Work instruction:
For every line in the material, set down an identical one.

· · ·

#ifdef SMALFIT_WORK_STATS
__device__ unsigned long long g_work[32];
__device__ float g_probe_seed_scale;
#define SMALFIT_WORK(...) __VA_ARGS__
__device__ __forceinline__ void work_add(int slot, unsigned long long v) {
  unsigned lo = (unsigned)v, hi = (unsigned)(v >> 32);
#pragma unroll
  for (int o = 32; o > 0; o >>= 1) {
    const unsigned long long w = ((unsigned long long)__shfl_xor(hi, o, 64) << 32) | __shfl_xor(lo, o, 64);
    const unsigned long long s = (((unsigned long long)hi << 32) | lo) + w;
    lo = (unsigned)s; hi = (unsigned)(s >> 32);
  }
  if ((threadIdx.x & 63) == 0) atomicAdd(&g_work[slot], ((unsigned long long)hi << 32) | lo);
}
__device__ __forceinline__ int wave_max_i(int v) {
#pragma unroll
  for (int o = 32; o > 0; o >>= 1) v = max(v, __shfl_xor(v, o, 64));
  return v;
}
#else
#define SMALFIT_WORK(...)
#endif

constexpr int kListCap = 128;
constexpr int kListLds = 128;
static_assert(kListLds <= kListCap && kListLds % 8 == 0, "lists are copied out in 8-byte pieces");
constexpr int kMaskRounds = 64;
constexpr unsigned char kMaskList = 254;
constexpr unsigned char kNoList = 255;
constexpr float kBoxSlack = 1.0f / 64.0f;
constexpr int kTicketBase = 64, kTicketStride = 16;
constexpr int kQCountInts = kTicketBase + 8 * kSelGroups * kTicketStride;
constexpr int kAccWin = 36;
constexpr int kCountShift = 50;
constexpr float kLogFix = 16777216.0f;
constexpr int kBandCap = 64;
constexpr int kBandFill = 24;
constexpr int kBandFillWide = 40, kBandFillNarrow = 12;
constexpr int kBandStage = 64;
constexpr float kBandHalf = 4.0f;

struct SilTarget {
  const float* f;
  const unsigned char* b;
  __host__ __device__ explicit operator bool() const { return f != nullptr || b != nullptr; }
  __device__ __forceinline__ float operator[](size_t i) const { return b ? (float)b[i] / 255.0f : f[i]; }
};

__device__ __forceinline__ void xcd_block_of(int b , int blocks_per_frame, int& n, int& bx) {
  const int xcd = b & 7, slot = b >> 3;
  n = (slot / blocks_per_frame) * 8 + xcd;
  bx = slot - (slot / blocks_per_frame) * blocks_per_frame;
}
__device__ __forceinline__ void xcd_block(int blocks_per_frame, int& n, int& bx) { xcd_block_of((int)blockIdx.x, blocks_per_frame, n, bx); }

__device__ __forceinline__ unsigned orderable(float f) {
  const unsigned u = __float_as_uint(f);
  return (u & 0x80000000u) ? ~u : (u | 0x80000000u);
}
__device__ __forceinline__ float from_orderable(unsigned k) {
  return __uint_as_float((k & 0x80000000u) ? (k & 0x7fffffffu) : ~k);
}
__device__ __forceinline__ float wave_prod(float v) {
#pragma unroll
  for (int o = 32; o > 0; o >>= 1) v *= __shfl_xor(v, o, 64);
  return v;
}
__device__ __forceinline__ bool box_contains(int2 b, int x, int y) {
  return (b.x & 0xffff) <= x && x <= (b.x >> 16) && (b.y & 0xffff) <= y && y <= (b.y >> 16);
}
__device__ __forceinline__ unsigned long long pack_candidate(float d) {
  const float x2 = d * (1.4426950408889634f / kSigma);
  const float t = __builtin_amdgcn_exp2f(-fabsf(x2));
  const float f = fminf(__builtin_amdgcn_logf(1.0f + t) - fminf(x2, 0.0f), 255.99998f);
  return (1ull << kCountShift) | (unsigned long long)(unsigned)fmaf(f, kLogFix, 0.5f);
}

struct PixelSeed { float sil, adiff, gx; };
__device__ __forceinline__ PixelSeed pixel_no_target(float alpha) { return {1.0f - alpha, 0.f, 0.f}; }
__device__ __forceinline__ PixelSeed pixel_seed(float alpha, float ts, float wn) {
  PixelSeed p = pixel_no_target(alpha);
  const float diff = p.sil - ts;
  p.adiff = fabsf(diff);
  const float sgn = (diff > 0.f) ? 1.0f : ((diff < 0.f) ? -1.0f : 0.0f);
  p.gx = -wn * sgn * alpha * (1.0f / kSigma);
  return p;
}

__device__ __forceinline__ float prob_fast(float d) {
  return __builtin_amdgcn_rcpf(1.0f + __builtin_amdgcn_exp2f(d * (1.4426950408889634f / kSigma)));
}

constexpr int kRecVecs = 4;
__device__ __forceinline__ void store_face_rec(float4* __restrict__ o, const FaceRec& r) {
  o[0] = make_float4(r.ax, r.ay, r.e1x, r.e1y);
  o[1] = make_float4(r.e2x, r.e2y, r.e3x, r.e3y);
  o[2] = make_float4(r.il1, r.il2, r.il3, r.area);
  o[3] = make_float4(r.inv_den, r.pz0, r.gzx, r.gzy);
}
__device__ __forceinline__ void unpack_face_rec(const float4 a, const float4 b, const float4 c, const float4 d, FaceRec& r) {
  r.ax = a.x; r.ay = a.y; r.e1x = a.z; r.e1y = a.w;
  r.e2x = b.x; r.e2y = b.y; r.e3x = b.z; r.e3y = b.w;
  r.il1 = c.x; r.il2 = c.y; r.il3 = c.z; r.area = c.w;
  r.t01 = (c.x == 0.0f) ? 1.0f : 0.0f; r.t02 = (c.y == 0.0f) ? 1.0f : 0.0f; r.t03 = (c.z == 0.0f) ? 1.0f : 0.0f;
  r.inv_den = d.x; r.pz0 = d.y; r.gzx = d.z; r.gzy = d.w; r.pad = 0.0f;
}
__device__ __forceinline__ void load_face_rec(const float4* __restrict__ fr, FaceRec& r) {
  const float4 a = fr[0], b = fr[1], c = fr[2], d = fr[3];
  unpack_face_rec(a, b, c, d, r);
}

· · ·

Result for this task:
#ifdef SMALFIT_WORK_STATS
__device__ unsigned long long g_work[32];
__device__ float g_probe_seed_scale;
#define SMALFIT_WORK(...) __VA_ARGS__
__device__ __forceinline__ void work_add(int slot, unsigned long long v) {
  unsigned lo = (unsigned)v, hi = (unsigned)(v >> 32);
#pragma unroll
  for (int o = 32; o > 0; o >>= 1) {
    const unsigned long long w = ((unsigned long long)__shfl_xor(hi, o, 64) << 32) | __shfl_xor(lo, o, 64);
    const unsigned long long s = (((unsigned long long)hi << 32) | lo) + w;
    lo = (unsigned)s; hi = (unsigned)(s >> 32);
  }
  if ((threadIdx.x & 63) == 0) atomicAdd(&g_work[slot], ((unsigned long long)hi << 32) | lo);
}
__device__ __forceinline__ int wave_max_i(int v) {
#pragma unroll
  for (int o = 32; o > 0; o >>= 1) v = max(v, __shfl_xor(v, o, 64));
  return v;
}
#else
#define SMALFIT_WORK(...)
#endif

constexpr int kListCap = 128;
constexpr int kListLds = 128;
static_assert(kListLds <= kListCap && kListLds % 8 == 0, "lists are copied out in 8-byte pieces");
constexpr int kMaskRounds = 64;
constexpr unsigned char kMaskList = 254;
constexpr unsigned char kNoList = 255;
constexpr float kBoxSlack = 1.0f / 64.0f;
constexpr int kTicketBase = 64, kTicketStride = 16;
constexpr int kQCountInts = kTicketBase + 8 * kSelGroups * kTicketStride;
constexpr int kAccWin = 36;
constexpr int kCountShift = 50;
constexpr float kLogFix = 16777216.0f;
constexpr int kBandCap = 64;
constexpr int kBandFill = 24;
constexpr int kBandFillWide = 40, kBandFillNarrow = 12;
constexpr int kBandStage = 64;
constexpr float kBandHalf = 4.0f;

struct SilTarget {
  const float* f;
  const unsigned char* b;
  __host__ __device__ explicit operator bool() const { return f != nullptr || b != nullptr; }
  __device__ __forceinline__ float operator[](size_t i) const { return b ? (float)b[i] / 255.0f : f[i]; }
};

__device__ __forceinline__ void xcd_block_of(int b , int blocks_per_frame, int& n, int& bx) {
  const int xcd = b & 7, slot = b >> 3;
  n = (slot / blocks_per_frame) * 8 + xcd;
  bx = slot - (slot / blocks_per_frame) * blocks_per_frame;
}
__device__ __forceinline__ void xcd_block(int blocks_per_frame, int& n, int& bx) { xcd_block_of((int)blockIdx.x, blocks_per_frame, n, bx); }

__device__ __forceinline__ unsigned orderable(float f) {
  const unsigned u = __float_as_uint(f);
  return (u & 0x80000000u) ? ~u : (u | 0x80000000u);
}
__device__ __forceinline__ float from_orderable(unsigned k) {
  return __uint_as_float((k & 0x80000000u) ? (k & 0x7fffffffu) : ~k);
}
__device__ __forceinline__ float wave_prod(float v) {
#pragma unroll
  for (int o = 32; o > 0; o >>= 1) v *= __shfl_xor(v, o, 64);
  return v;
}
__device__ __forceinline__ bool box_contains(int2 b, int x, int y) {
  return (b.x & 0xffff) <= x && x <= (b.x >> 16) && (b.y & 0xffff) <= y && y <= (b.y >> 16);
}
__device__ __forceinline__ unsigned long long pack_candidate(float d) {
  const float x2 = d * (1.4426950408889634f / kSigma);
  const float t = __builtin_amdgcn_exp2f(-fabsf(x2));
  const float f = fminf(__builtin_amdgcn_logf(1.0f + t) - fminf(x2, 0.0f), 255.99998f);
  return (1ull << kCountShift) | (unsigned long long)(unsigned)fmaf(f, kLogFix, 0.5f);
}

struct PixelSeed { float sil, adiff, gx; };
__device__ __forceinline__ PixelSeed pixel_no_target(float alpha) { return {1.0f - alpha, 0.f, 0.f}; }
__device__ __forceinline__ PixelSeed pixel_seed(float alpha, float ts, float wn) {
  PixelSeed p = pixel_no_target(alpha);
  const float diff = p.sil - ts;
  p.adiff = fabsf(diff);
  const float sgn = (diff > 0.f) ? 1.0f : ((diff < 0.f) ? -1.0f : 0.0f);
  p.gx = -wn * sgn * alpha * (1.0f / kSigma);
  return p;
}

__device__ __forceinline__ float prob_fast(float d) {
  return __builtin_amdgcn_rcpf(1.0f + __builtin_amdgcn_exp2f(d * (1.4426950408889634f / kSigma)));
}

constexpr int kRecVecs = 4;
__device__ __forceinline__ void store_face_rec(float4* __restrict__ o, const FaceRec& r) {
  o[0] = make_float4(r.ax, r.ay, r.e1x, r.e1y);
  o[1] = make_float4(r.e2x, r.e2y, r.e3x, r.e3y);
  o[2] = make_float4(r.il1, r.il2, r.il3, r.area);
  o[3] = make_float4(r.inv_den, r.pz0, r.gzx, r.gzy);
}
__device__ __forceinline__ void unpack_face_rec(const float4 a, const float4 b, const float4 c, const float4 d, FaceRec& r) {
  r.ax = a.x; r.ay = a.y; r.e1x = a.z; r.e1y = a.w;
  r.e2x = b.x; r.e2y = b.y; r.e3x = b.z; r.e3y = b.w;
  r.il1 = c.x; r.il2 = c.y; r.il3 = c.z; r.area = c.w;
  r.t01 = (c.x == 0.0f) ? 1.0f : 0.0f; r.t02 = (c.y == 0.0f) ? 1.0f : 0.0f; r.t03 = (c.z == 0.0f) ? 1.0f : 0.0f;
  r.inv_den = d.x; r.pz0 = d.y; r.gzx = d.z; r.gzy = d.w; r.pad = 0.0f;
}
__device__ __forceinline__ void load_face_rec(const float4* __restrict__ fr, FaceRec& r) {
  const float4 a = fr[0], b = fr[1], c = fr[2], d = fr[3];
  unpack_face_rec(a, b, c, d, r);
}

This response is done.